- [YOUR GOAL]
Among the records below, find each line that includes the string "shown" and copy it.

*** PROVIDED INFORMATION Section Begins ***

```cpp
template <int BM, int BN, int NT, bool kT = false, class LA, class LB>
__device__ __forceinline__ void mainloop(const LA& la, const LB& lb, int kbeg, int kend, Acc<BM, BN, NT>& acc,
                                         char* smem) {
  static_assert(LA::kNT == NT && LB::kNT == NT, "loaders built for another block size");
  using GA = TileGeom<BM, NT>;
  using GB = TileGeom<BN, NT>;
  using AC = Acc<BM, BN, NT>;
  constexpr int WM = AC::WM, WN = AC::WN, TM = AC::TM, TN = AC::TN;
  bf16_t* As = reinterpret_cast<bf16_t*>(smem);
  bf16_t* Bs = As + (LA::kKMajor ? GA::kKElems : GA::kRowElems);
  const int wid = threadIdx.x >> 6, wr = wid / AC::WGN, wc = wid % AC::WGN;
  ushort8_t ra[GA::CH], rb[GB::CH];
  auto gload = [&](int k0) {
#pragma unroll
    for (int i = 0; i < GA::CH; ++i) ra[i] = la.load(i, k0);
#pragma unroll
    for (int i = 0; i < GB::CH; ++i) rb[i] = lb.load(i, k0);
  };
  const int nk = (kend - kbeg + kBK - 1) / kBK;
  if (nk <= 0) return;
  gload(kbeg);
  tile_store<BM, LA>(As, ra);
  tile_store<BN, LB>(Bs, rb);
  __syncthreads();
  for (int t = 0; t < nk; ++t) {
    if (t + 1 < nk) gload(kbeg + (t + 1) * kBK);
#pragma unroll
    for (int kk = 0; kk < kBK / kKS; ++kk) {
      bf16x8_t af[TM], bfr[TN];
#pragma unroll
      for (int i = 0; i < TM; ++i) af[i] = tile_frag<BM, LA>(As, wr * WM + i * kMS, kk);
#pragma unroll
      for (int j = 0; j < TN; ++j) bfr[j] = tile_frag<BN, LB>(Bs, wc * WN + j * kMS, kk);
#pragma unroll
      for (int i = 0; i < TM; ++i)
#pragma unroll
        for (int j = 0; j < TN; ++j) acc.v[i][j] = mfma_t<kT>(af[i], bfr[j], acc.v[i][j]);
    }
    __syncthreads();
    if (t + 1 < nk) {
      tile_store<BM, LA>(As, ra);
// ... 8 lines not shown
  const int r = r0 + (lane & (kMS - 1)), lc = kk * (kKS / 8) + lane / kMS;
  return *reinterpret_cast<const bf16x8_t*>(s + r * kBK + ((lc ^ ((r >> 1) & 7)) << 3));
}

template <int W, class L>
__device__ __forceinline__ bf16x8_t glds_frag(const bf16_t* s, int r0, int kk) {
  if constexpr (L::kKMajor) return tile_frag<W, L>(s, r0, kk);
  else return rm_glds_frag(s, r0, kk);
}

template <int BM, int BN, int NS>
__host__ __device__ constexpr size_t glds_lds_bytes() {
  return (size_t)NS * (BM + BN) * kBK * sizeof(bf16_t);
}

template <int BM, int BN, int NT, int NS, bool kT = false, class LA, class LB>
__device__ __forceinline__ void mainloop_glds(const LA& la, const LB& lb, int kbeg, int kend, Acc<BM, BN, NT>& acc,
                                              char* smem) {
  static_assert(NS == 2 || NS == 3, "2 or 3 stages");
  static_assert(LA::kNT == NT && LB::kNT == NT, "loaders built for another block size");
  using GA = TileGeom<BM, NT>;
  using GB = TileGeom<BN, NT>;
  using AC = Acc<BM, BN, NT>;
  constexpr int L = GA::CH + GB::CH;
  constexpr int WM = AC::WM, WN = AC::WN, TM = AC::TM, TN = AC::TN;
  constexpr int SA = BM * kBK, SB = BN * kBK;
  bf16_t* base = reinterpret_cast<bf16_t*>(smem);
  const int wave = threadIdx.x >> 6, wr = wave / AC::WGN, wc = wave % AC::WGN;
  const uint32_t lds0 = lds_addr(smem);
  const uint32_t wofs = (uint32_t)__builtin_amdgcn_readfirstlane(wave * 64 * 16);
  const int nk = (kend - kbeg + kBK - 1) / kBK;
  if (nk <= 0) return;
  LA pa = la;
  LB pb = lb;
  pa.prep();
  pb.prep();
  auto issue = [&](int t) {
    const int st = t % NS;
    const int k0 = kbeg + t * kBK;
    const uint32_t a_base = lds0 + (uint32_t)(st * (SA + SB)) * 2u + wofs;
    const uint32_t b_base = a_base + (uint32_t)SA * 2u;
#pragma unroll
    for (int i = 0; i < GA::CH; ++i) glds16(pa.src(i, k0), a_base + (uint32_t)(i * NT * 16));
#pragma unroll
    for (int i = 0; i < GB::CH; ++i) glds16(pb.src(i, k0), b_base + (uint32_t)(i * NT * 16));
  };
#pragma unroll
  for (int p = 0; p < NS - 1; ++p)
    if (p < nk) issue(p);
  for (int t = 0; t < nk; ++t) {
    if constexpr (NS == 3) {
      if (t + 1 < nk) vm_wait<L>();
      else vm_wait<0>();
    } else {
// ... 46 lines not shown
    bf16x8_t af[TM], bfr[TN];
#pragma unroll
    for (int i = 0; i < TM; ++i) af[i] = glds_frag<BM, LA>(As, wr * WM + i * kMS, kk);
#pragma unroll
    for (int j = 0; j < TN; ++j) bfr[j] = glds_frag<BN, LB>(Bs, wc * WN + j * kMS, kk);
    __builtin_amdgcn_s_setprio(1);
#pragma unroll
    for (int i = 0; i < TM; ++i)
#pragma unroll
      for (int j = 0; j < TN; ++j) acc.v[i][j] = mfma_t<kT>(af[i], bfr[j], acc.v[i][j]);
    __builtin_amdgcn_s_setprio(0);
    if (kk == 0) mid();
  }
}

template <int BM, int BN, int NT, int NS, bool kT = false, class LA, class LB>
__device__ __forceinline__ void mainloop_glds2(const LA& la, const LB& lb, int kbeg, int kend, Acc<BM, BN, NT>& acc,
                                               char* smem) {
  static_assert(NS == 2 || NS == 3, "2 or 3 stages");
  static_assert(LA::kNT == NT && LB::kNT == NT, "loaders built for another block size");
  using GA = TileGeom<BM, NT>;
  using GB = TileGeom<BN, NT>;
  using AC = Acc<BM, BN, NT>;
  constexpr int L = GA::CH + GB::CH;
  constexpr int WM = AC::WM, WN = AC::WN, TM = AC::TM, TN = AC::TN;
  constexpr int SA = BM * kBK, SB = BN * kBK;
  bf16_t* base = reinterpret_cast<bf16_t*>(smem);
  const int wave = threadIdx.x >> 6, wr = wave / AC::WGN, wc = wave % AC::WGN;
  const uint32_t lds0 = lds_addr(smem);
  const uint32_t wofs = (uint32_t)__builtin_amdgcn_readfirstlane(wave * 64 * 16);
  const int nk = (kend - kbeg + kBK - 1) / kBK;
  if (nk <= 0) return;
  LA pa = la;
  LB pb = lb;
  pa.prep();
  pb.prep();
  auto issue_a = [&](int t) {
    const int k0 = kbeg + t * kBK;
    loader_step(pa, k0, 0);
    const uint32_t a_base = lds0 + (uint32_t)((t % NS) * (SA + SB)) * 2u + wofs;
#pragma unroll
    for (int i = 0; i < GA::CH; ++i) glds16(loader_src(pa, i, k0, 0), a_base + (uint32_t)(i * NT * 16));
  };
  auto issue_b = [&](int t) {
    const int k0 = kbeg + t * kBK;
    loader_step(pb, k0, 0);
    const uint32_t b_base = lds0 + (uint32_t)((t % NS) * (SA + SB) + SA) * 2u + wofs;
#pragma unroll
    for (int i = 0; i < GB::CH; ++i) glds16(loader_src(pb, i, k0, 0), b_base + (uint32_t)(i * NT * 16));
  };
#pragma unroll
  for (int p = 0; p < NS - 1; ++p)
    if (p < nk) {
      issue_a(p);
      issue_b(p);
    }
  for (int t = 0; t < nk; ++t) {
    if constexpr (NS == 3) {
      if (t + 1 < nk) vm_wait<L>();
      else vm_wait<0>();
// ... 16 lines not shown

template <class L, int W, int NT>
__device__ __forceinline__ void bissue(const L& l, int k0, uint32_t lds) {
  constexpr int CH = TileGeom<W, NT>::CH;
  uint32_t vo[CH];
  if (l.bcheck(k0)) {
#pragma unroll
    for (int i = 0; i < CH; ++i) vo[i] = l.bvoff_chk(i, k0);
  } else {
#pragma unroll
    for (int i = 0; i < CH; ++i) vo[i] = l.bvo[i];
  }
  bglds<CH, NT * 16>(vo, l.bsrd, (uint32_t)__builtin_amdgcn_readfirstlane(l.bsoff(k0)), lds);
}

template <int BM, int BN, int NT, int NS, bool kT = false, class LA, class LB>
__device__ __forceinline__ void mainloop_bglds(const LA& la, const LB& lb, int kbeg, int kend, Acc<BM, BN, NT>& acc,
                                               char* smem) {
  static_assert(NS == 2 || NS == 3, "2 or 3 stages");
  static_assert(LA::kNT == NT && LB::kNT == NT, "loaders built for another block size");
  using GA = TileGeom<BM, NT>;
  using GB = TileGeom<BN, NT>;
  using AC = Acc<BM, BN, NT>;
  constexpr int L = GA::CH + GB::CH;
  constexpr int WM = AC::WM, WN = AC::WN, TM = AC::TM, TN = AC::TN;
  constexpr int SA = BM * kBK, SB = BN * kBK;
  bf16_t* base = reinterpret_cast<bf16_t*>(smem);
  const int wave = threadIdx.x >> 6, wr = wave / AC::WGN, wc = wave % AC::WGN;
  const uint32_t lds0 = lds_addr(smem);
  const uint32_t wofs = (uint32_t)__builtin_amdgcn_readfirstlane(wave * 64 * 16);
  const int nk = (kend - kbeg + kBK - 1) / kBK;
  if (nk <= 0) return;
  LA pa = la;
  LB pb = lb;
  pa.prep();
  pb.prep();
  pa.bprep();
  pb.bprep();
  auto issue_a = [&](int t) {
    const int k0 = kbeg + t * kBK;
    loader_step(pa, k0, 0);
    bissue<LA, BM, NT>(pa, k0, lds0 + (uint32_t)((t % NS) * (SA + SB)) * 2u + wofs);
  };
  auto issue_b = [&](int t) {
    const int k0 = kbeg + t * kBK;
    loader_step(pb, k0, 0);
    bissue<LB, BN, NT>(pb, k0, lds0 + (uint32_t)((t % NS) * (SA + SB) + SA) * 2u + wofs);
  };
#pragma unroll
  for (int p = 0; p < NS - 1; ++p)
    if (p < nk) {
      issue_a(p);
      issue_b(p);
    }
  for (int t = 0; t < nk; ++t) {
    if constexpr (NS == 3) {
      if (t + 1 < nk) vm_wait<L>();
      else vm_wait<0>();
    } else {
      vm_wait<0>();
    }
    asm volatile("s_waitcnt lgkmcnt(0)" ::: "memory");
    __builtin_amdgcn_s_barrier();
    asm volatile("" ::: "memory");
    const bool more = t + NS - 1 < nk;
    if (more) issue_a(t + NS - 1);
    const bf16_t* As = base + (t % NS) * (SA + SB);
    const bf16_t* Bs = As + SA;
    kstep_mfma<BM, BN, NT, LA, LB, kT>(As, Bs, wr, wc, acc, [&] {
      if (more) issue_b(t + NS - 1);
    });
  }
  __syncthreads();
}

template <int PIPE, bool kT = false, int BM, int BN, int NT, class LA, class LB>
__device__ __forceinline__ void run_mainloop(const LA& la, const LB& lb, int kbeg, int kend, Acc<BM, BN, NT>& acc,
                                             char* smem) {
  if constexpr (PIPE == 0) mainloop<BM, BN, NT, kT>(la, lb, kbeg, kend, acc, smem);
  else if constexpr (PIPE >= 6) mainloop_bglds<BM, BN, NT, PIPE - 4, kT>(la, lb, kbeg, kend, acc, smem);
  else if constexpr (PIPE >= 4) mainloop_glds2<BM, BN, NT, PIPE - 2, kT>(la, lb, kbeg, kend, acc, smem);
  else mainloop_glds<BM, BN, NT, PIPE, kT>(la, lb, kbeg, kend, acc, smem);
}

template <int PIPE, int BM, int BN, class LA, class LB>
__host__ __device__ constexpr size_t run_mainloop_lds_bytes() {
  return PIPE == 0 ? mainloop_lds_bytes<BM, BN, LA, LB>()
                   : glds_lds_bytes<BM, BN, (PIPE >= 6 ? PIPE - 4 : (PIPE >= 4 ? PIPE - 2 : PIPE))>();
}

template <int BM, int BN, bool kStats, int NT = kThreads>
__host__ __device__ constexpr size_t epilogue_lds_bytes() {
  return (size_t)BM * (BN + 8) * sizeof(bf16_t) > (size_t)NT * 64 ? (size_t)BM * (BN + 8) * sizeof(bf16_t)
                                                                  : (size_t)NT * 64;
}

template <int BM, int BN, int NT = kThreads>
// ... 386 lines not shown
```

### csrc/kernels/conv.hip

```cpp
#include "dla_common.h"
#include "dla_kernels.h"
#include "dla_knob.h"
#include "dla_mfma.h"

#include <algorithm>
#include <cstdlib>
#include <type_traits>

namespace dla {

using namespace mm;

struct ConvGeom {
  int N, H, W, Cin;
  int OH, OW, Cout;
  int stride;
  FastDiv fOW, fOH;
};

template <int W, bool kFlip, int NT = kThreads>
struct Im2colRowLoader {
  static constexpr bool kKMajor = false;
  static constexpr int kNT = NT;
  static constexpr int CH = TileGeom<W, NT>::CH;
  const bf16_t* x;
  int H, Wd, C;
// ... 408 lines not shown
  }
  __device__ const void* src(int i, int k0) const {
    const int c = threadIdx.x + i * NT, kr = c / TileGeom<W>::KPR;
    const int p = k0 + kr;
    if (p >= kend || kh[i] < 0) return zero_src();
    const uint32_t q = fdiv((uint32_t)p, g.fOW);
    const int ow = p - (int)q * g.OW;
    const uint32_t n = fdiv(q, g.fOH);
    const int oh = (int)q - (int)n * g.OH;
    const int ih = oh * g.stride - 1 + kh[i], iw = ow * g.stride - 1 + kw[i];
    if ((unsigned)ih >= (unsigned)g.H || (unsigned)iw >= (unsigned)g.W) return zero_src();
    return x + (((int64_t)n * g.H + ih) * g.W + iw) * g.Cin + ci[i];
  }
};
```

*** PROVIDED INFORMATION Section Ends ***

- [RESULT OF THIS TASK]
// ... 8 lines not shown
// ... 46 lines not shown
// ... 16 lines not shown
// ... 386 lines not shown
// ... 408 lines not shown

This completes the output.